▶ [Your instructions]: If a line below includes the string "Cout", copy it.

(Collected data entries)

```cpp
#pragma unroll
    for (int t = 0; t < NS; ++t) PEMP_PANEL_DMA(t, t, t / NK, t % NK);

    bf16x8 ah[2 * NK], am[2 * NK], al[2 * NK];
    {
        const int m = m_wave + lr;
        const bool ok = m < a.M;
        const int mm = ok ? m : 0;
        const int img = mm / a.HoWo;
        const int rem = mm - img * a.HoWo;
        const int ho = rem / a.Wo;
        const int wo = rem - ho * a.Wo;
        const unsigned off = ok ? (unsigned)(((img * a.H + ho * a.stride) * a.W + wo * a.stride) * a.ldx + 8 * lh) * 4u : 0x80000000u;
        v4f x0[2 * NK], x1[2 * NK];
#pragma unroll
        for (int s = 0; s < 2 * NK; ++s) {
            x0[s] = __builtin_bit_cast(v4f, __builtin_amdgcn_raw_buffer_load_b128(rx, off + s * 64, 0, 0));
            x1[s] = __builtin_bit_cast(v4f, __builtin_amdgcn_raw_buffer_load_b128(rx, off + s * 64 + 16, 0, 0));
        }
#pragma unroll
        for (int s = 0; s < 2 * NK; ++s) split3_bf16(x0[s], x1[s], ah[s], am[s], al[s]);
    }
    asm volatile("s_waitcnt vmcnt(0)" ::: "memory");
    __builtin_amdgcn_s_barrier();
    __builtin_amdgcn_sched_barrier(0);

    const int brow3 = lr * 12, bsw3 = (lr >> 2) & 3;
    v4f bfr[2][TN][3];
#define PEMP_PANEL_READ(dst_, buf_, j_)                                                                           \
    do {                                                                                                          \
        const v4f* Bb_ = Bs + (buf_) * SQ;                                                                        \
        const int pb_ = (2 * (j_) + lh) ^ bsw3;                                                                   \
        _Pragma("unroll") for (int ni = 0; ni < TN; ++ni)                                                         \
            _Pragma("unroll") for (int pl = 0; pl < 3; ++pl)                                                      \
                bfr[dst_][ni][pl] = Bb_[brow3 + ni * 32 * 12 + pl * 4 + pb_];                                     \
    } while (0)
#define PEMP_PANEL_MMA_HOOKED(src_, s_, HOOK_)                                                                    \
    do {                                                                                                          \
        _Pragma("unroll") for (int pr = 0; pr < 6; ++pr)                                                          \
            _Pragma("unroll") for (int ni = 0; ni < TN; ++ni) {                                                   \
                const bf16x8 av_ = pr == 0 ? al[s_] : (pr == 2 || pr == 3) ? am[s_] : ah[s_];                     \
                const bf16x8 bv_ = __builtin_bit_cast(bf16x8, bfr[src_][ni][pr == 1 ? 2 : (pr == 2 || pr == 4) ? 1 : 0]); \
                acc[ni] = __builtin_amdgcn_mfma_f32_32x32x16_bf16(av_, bv_, acc[ni], 0, 0, 0);                    \
                HOOK_(pr * TN + ni);                                                                              \
            }                                                                                                     \
    } while (0)
#define PEMP_PANEL_HOOK_NONE(j_)
#define PEMP_PANEL_MMA(src_, s_) PEMP_PANEL_MMA_HOOKED(src_, s_, PEMP_PANEL_HOOK_NONE)
#define PEMP_PANEL_HOOK_DMA(j_)                                                                                   \
    if ((j_) < BL) {                                                                                              \
        __builtin_amdgcn_sched_barrier(0);                                                                        \
        PEMP_PANEL_DMA_ONE((j_) < BL ? (j_) : 0);                                                                 \
        __builtin_amdgcn_sched_barrier(0);                                                                        \
    }
#define PEMP_PANEL_HOOK_DMA_RES(j_)                                                                               \
    PEMP_PANEL_HOOK_DMA(j_)                                                                                       \
    else if ((j_) - BL < NST && a.res) {                                                                          \
        const int k_ = (j_) - BL < NST ? (j_) - BL : 0;                                                           \
        __builtin_amdgcn_sched_barrier(0);                                                                        \
        rres[k_] = __builtin_bit_cast(v4f, __builtin_amdgcn_raw_buffer_load_b128(rr, r_off[k_ & 3] + (unsigned)(n * BN + (k_ >> 2) * 32) * 4u, 0, 0)); \
        __builtin_amdgcn_sched_barrier(0);                                                                        \
    }
    static_assert(BL + NST <= 6 * TN, "one instruction per MFMA of a slice");

    f32x16 acc[TN];
#pragma unroll
    for (int ni = 0; ni < TN; ++ni)
#pragma unroll
        for (int e = 0; e < 16; ++e) acc[ni][e] = 0.f;

    const bool relu = a.flags & PEMP_CONV_RELU;
    const int er = lane >> 3, c4 = (lane & 7) * 4;
    unsigned y_off[4], r_off[4];
#pragma unroll
    for (int i = 0; i < 4; ++i) {
        const int m = m_wave + er + 8 * i;
        y_off[i] = m < a.M ? (unsigned)(m * a.ldy + c4) * 4u : 0x80000000u;
        if constexpr (RS2) r_off[i] = m < a.M ? (unsigned)(conv_res_s2_pixel(a, m) * a.ldr + c4) * 4u : 0x80000000u;
        else r_off[i] = m < a.M ? (unsigned)(m * a.ldr + c4) * 4u : 0x80000000u;
    }

#define PEMP_PANEL_AFFINE(n_)                                                                                     \
    do {                                                                                                          \
        _Pragma("unroll") for (int ni = 0; ni < TN; ++ni) {                                                       \
            const int c = (n_) * BN + ni * 32 + c4;                                                               \
            scv[ni] = a.scale ? *(const v4f*)(a.scale + c) : v4f{1.f, 1.f, 1.f, 1.f};                             \
            shv[ni] = a.shift ? *(const v4f*)(a.shift + c) : v4f{0.f, 0.f, 0.f, 0.f};                             \
        }                                                                                                         \
    } while (0)

    int cur = 0;
    PEMP_PANEL_READ(0, 0, 0);
    for (int n = 0; n < ntn; ++n) {
        v4f rres[NST], scv[TN], shv[TN];
#pragma unroll
        for (int kt = 0; kt < NK; ++kt) {
            const int nxt = cur == NS - 1 ? 0 : cur + 1;
            PEMP_PANEL_READ(1, cur, 1);
            __builtin_amdgcn_sched_barrier(0);
            PEMP_PANEL_MMA(0, 2 * kt);
            __builtin_amdgcn_sched_barrier(0);
            panel_wait<NK, NS, BL, NST>(kt);
            __builtin_amdgcn_s_barrier();
            __builtin_amdgcn_sched_barrier(0);
            PEMP_PANEL_READ(0, nxt, 0);
            const int t3 = n * NK + kt + NS;
            const int n3 = n + (kt + NS) / NK, k3 = (kt + NS) % NK;
            if constexpr (!EARLY) {
                if (kt == NK - 1) {
                    PEMP_PANEL_AFFINE(n);
#pragma unroll
                    for (int i = 0; i < NST; ++i) rres[i] = v4f{0.f, 0.f, 0.f, 0.f};
                    if (a.res) {
#pragma unroll
                        for (int ni = 0; ni < TN; ++ni)
#pragma unroll
                            for (int i = 0; i < 4; ++i)
                                rres[ni * 4 + i] = __builtin_bit_cast(v4f, __builtin_amdgcn_raw_buffer_load_b128(rr, r_off[i] + (unsigned)(n * BN + ni * 32) * 4u, 0, 0));
                    }
                }
                __builtin_amdgcn_sched_barrier(0);
                PEMP_PANEL_DMA(cur, t3, n3, k3);
                __builtin_amdgcn_sched_barrier(0);
                PEMP_PANEL_MMA(1, 2 * kt + 1);
            } else {
                PEMP_PANEL_DMA_SETUP(cur, t3, n3, k3);
                if (kt == 0) PEMP_PANEL_AFFINE(n);
                __builtin_amdgcn_sched_barrier(0);
                if (kt == 0) PEMP_PANEL_MMA_HOOKED(1, 2 * kt + 1, PEMP_PANEL_HOOK_DMA_RES);
                else PEMP_PANEL_MMA_HOOKED(1, 2 * kt + 1, PEMP_PANEL_HOOK_DMA);
            }
            __builtin_amdgcn_sched_barrier(0);
            cur = nxt;
        }
#pragma unroll
        for (int ni = 0; ni < TN; ++ni) {
            PEMP_CONV_PATCH_PUT(patch, acc[ni], lr, lh);
            asm volatile("s_waitcnt lgkmcnt(0)" ::: "memory");
#pragma unroll
            for (int i = 0; i < 4; ++i) {
                const int row = er + 8 * i;
                const v4f v = *(const v4f*)(patch + row * 32 + c4);
                v4f add = shv[ni];
                if (a.res) add += rres[ni * 4 + i];
                const v4f o = conv_affine_quad(v, scv[ni], add, relu);
                __builtin_amdgcn_raw_buffer_store_b128(__builtin_bit_cast(v4u, o), ry, y_off[i] + (unsigned)(n * BN + ni * 32) * 4u, 0, 0);
            }
            asm volatile("s_waitcnt lgkmcnt(0)" ::: "memory");
#pragma unroll
            for (int e = 0; e < 16; ++e) acc[ni][e] = 0.f;
        }
        __builtin_amdgcn_sched_barrier(0);
    }
    asm volatile("s_waitcnt vmcnt(0)" ::: "memory");
#undef PEMP_PANEL_DMA_SETUP
#undef PEMP_PANEL_DMA_ONE
#undef PEMP_PANEL_DMA
#undef PEMP_PANEL_AFFINE
#undef PEMP_PANEL_READ
#undef PEMP_PANEL_MMA_HOOKED
#undef PEMP_PANEL_HOOK_NONE
#undef PEMP_PANEL_HOOK_DMA
#undef PEMP_PANEL_HOOK_DMA_RES
#undef PEMP_PANEL_MMA
#endif
}

template <int NK, int BN, int NW>
__global__ __launch_bounds__(NW * 64) __attribute__((amdgpu_waves_per_eu(panel_two_blocks<NK, BN>() ? 2 : 1))) void conv_panel_kernel(ConvArgs a) {
    conv_panel_body<NK, BN, NW>(a);
}

template <int NK, int BN, int NW>
__global__ __launch_bounds__(NW * 64) __attribute__((amdgpu_waves_per_eu(panel_two_blocks<NK, BN>() ? 2 : 1))) void conv_panel_rs2_kernel(ConvArgs a) {
    conv_panel_body<NK, BN, NW, true>(a);
}

constexpr int PANEL_NW = 4;
template <int NK, int BN> constexpr size_t panel_lds() { return (size_t)(panel_stages<NK, BN>() * BN * 12 + PANEL_NW * 256) * sizeof(v4f); }
static_assert(panel_lds<8, 128>() <= 160 * 1024 && 2 * panel_lds<4, 64>() <= 160 * 1024, "LDS of a CU");

template <int BN, int NK = 1>
static int launch_panel_nk(const ConvArgs& a, hipStream_t st) {
    if constexpr (NK > 8) {
        set_error("conv split3 panel: Kpad=%d above 256", a.Kpad);
        return -1;
    } else {
        if (a.nk == NK)
            return launch_with_lds(conv_panel_kernel<NK, BN, PANEL_NW>, cdiv(a.M, 32 * PANEL_NW), PANEL_NW * 64, panel_lds<NK, BN>(), st, a,
                                   "conv_panel");
        return launch_panel_nk<BN, NK + 1>(a, st);
    }
}

template <int BN, int NK>
static int launch_panel_rs2(const ConvArgs& a, hipStream_t st) {
    return launch_with_lds(conv_panel_rs2_kernel<NK, BN, PANEL_NW>, cdiv(a.M, 32 * PANEL_NW), PANEL_NW * 64, panel_lds<NK, BN>(), st, a,
                           "conv_panel/res_s2");
}

bool conv_panel_supported(const ConvArgs& a) {
    if (a.KH != 1 || a.KW != 1 || a.pad != 0 || a.nk < 1 || a.nk > 8 || a.Kpad != a.Cin || (a.flags & (PEMP_CONV_STEM4 | PEMP_CONV_SHIFT_PER_IMAGE | PEMP_CONV_BF16_IO)))
        return false;
    if (a.padv || a.stats || a.rowmask || a.sk_S > 1 || a.bm_first) return false;
    const bool rs2 = a.flags & PEMP_CONV_RES_S2;
    if (rs2 && (!a.res || a.Hr < 1 || a.Wr < 1 || (a.nk != 2 && a.nk != 4))) return false;
    const long long lim = 1ll << 31;
    const long long res_rows = rs2 ? (long long)a.N * a.Hr * a.Wr : a.M;
    return (long long)a.N * a.H * a.W * a.ldx * 4 < lim && (long long)a.M * a.ldy * 4 < lim && (!a.res || res_rows * a.ldr * 4 < lim) &&
           (long long)a.Cout * a.Kpad * 6 < lim;
}

int launch_conv_panel(int shape, const ConvArgs& a, hipStream_t st) {
    if (!conv_panel_supported(a)) {
        set_error("conv split3 panel: needs a 1x1 conv without padding, Kpad <= 256 (64 or 128 with PEMP_CONV_RES_S2), no padding value / per-image shift, operands < 2 GiB");
        return -1;
    }
    if (a.flags & PEMP_CONV_RES_S2) {
        if (kTileShapes[shape].bn == 128) {
            if (a.nk == 2) return launch_panel_rs2<128, 2>(a, st);
            set_error("conv split3 panel: PEMP_CONV_RES_S2 on tile 71 needs Kpad 64 (Kpad 128: tile 72 or 43)");
            return -1;
        }
        return a.nk == 2 ? launch_panel_rs2<64, 2>(a, st) : launch_panel_rs2<64, 4>(a, st);
    }
    return kTileShapes[shape].bn == 128 ? launch_panel_nk<128>(a, st) : launch_panel_nk<64>(a, st);
}

}
```
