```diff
diff --git a/segmentation-pipeline_amd/ops.py b/segmentation-pipeline_amd/ops.py
--- a/segmentation-pipeline_amd/ops.py
+++ b/segmentation-pipeline_amd/ops.py
@@ -1189,9 +1189,17 @@
         if ctx.needs_input_grad[1] or (ctx.has_bias and ctx.needs_input_grad[2]):
             dw = torch.empty_like(weight)
             db = torch.empty(d.Cout, dtype=weight.dtype, device=weight.device) if ctx.has_bias else None
-            ws = _workspace(L.m355_conv_transpose3d_workspace(C.byref(d)), x.device)
-            check(L.m355_conv_transpose3d_bwd_weight(C.byref(d), _p(x), _p(dy), _p(dw), _p(db), _p(ws),
-                                                     ws.numel(), _stream()), "conv_transpose3d_bwd_weight")
+            rc = _lib.M355_EUNSUPPORTED
+            if d.compute == _lib.COMPUTE_F32X3 and L.m355_conv_transpose3d_x3_bwd_supported(C.byref(d), _p(dy)) & 2:
+                ws = _workspace(L.m355_conv_transpose3d_x3_bwd_workspace(C.byref(d)), x.device)
+                rc = L.m355_conv_transpose3d_bwd_weight_x3(C.byref(d), _p(x), _p(dy), _p(dw), _p(db), _p(ws), ws.numel(),
+                                                           _stream())
+                if rc != _lib.M355_EUNSUPPORTED:
+                    check(rc, "conv_transpose3d_bwd_weight_x3")
+            if rc == _lib.M355_EUNSUPPORTED:
+                ws = _workspace(L.m355_conv_transpose3d_workspace(C.byref(d)), x.device)
+                check(L.m355_conv_transpose3d_bwd_weight(C.byref(d), _p(x), _p(dy), _p(dw), _p(db), _p(ws),
+                                                         ws.numel(), _stream()), "conv_transpose3d_bwd_weight")
         return dx, dw, db, None
 
 
```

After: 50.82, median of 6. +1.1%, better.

▶ [Response to the task]:
           (long long)a.Cout * a.Kpad * 6 < lim;
             db = torch.empty(d.Cout, dtype=weight.dtype, device=weight.device) if ctx.has_bias else None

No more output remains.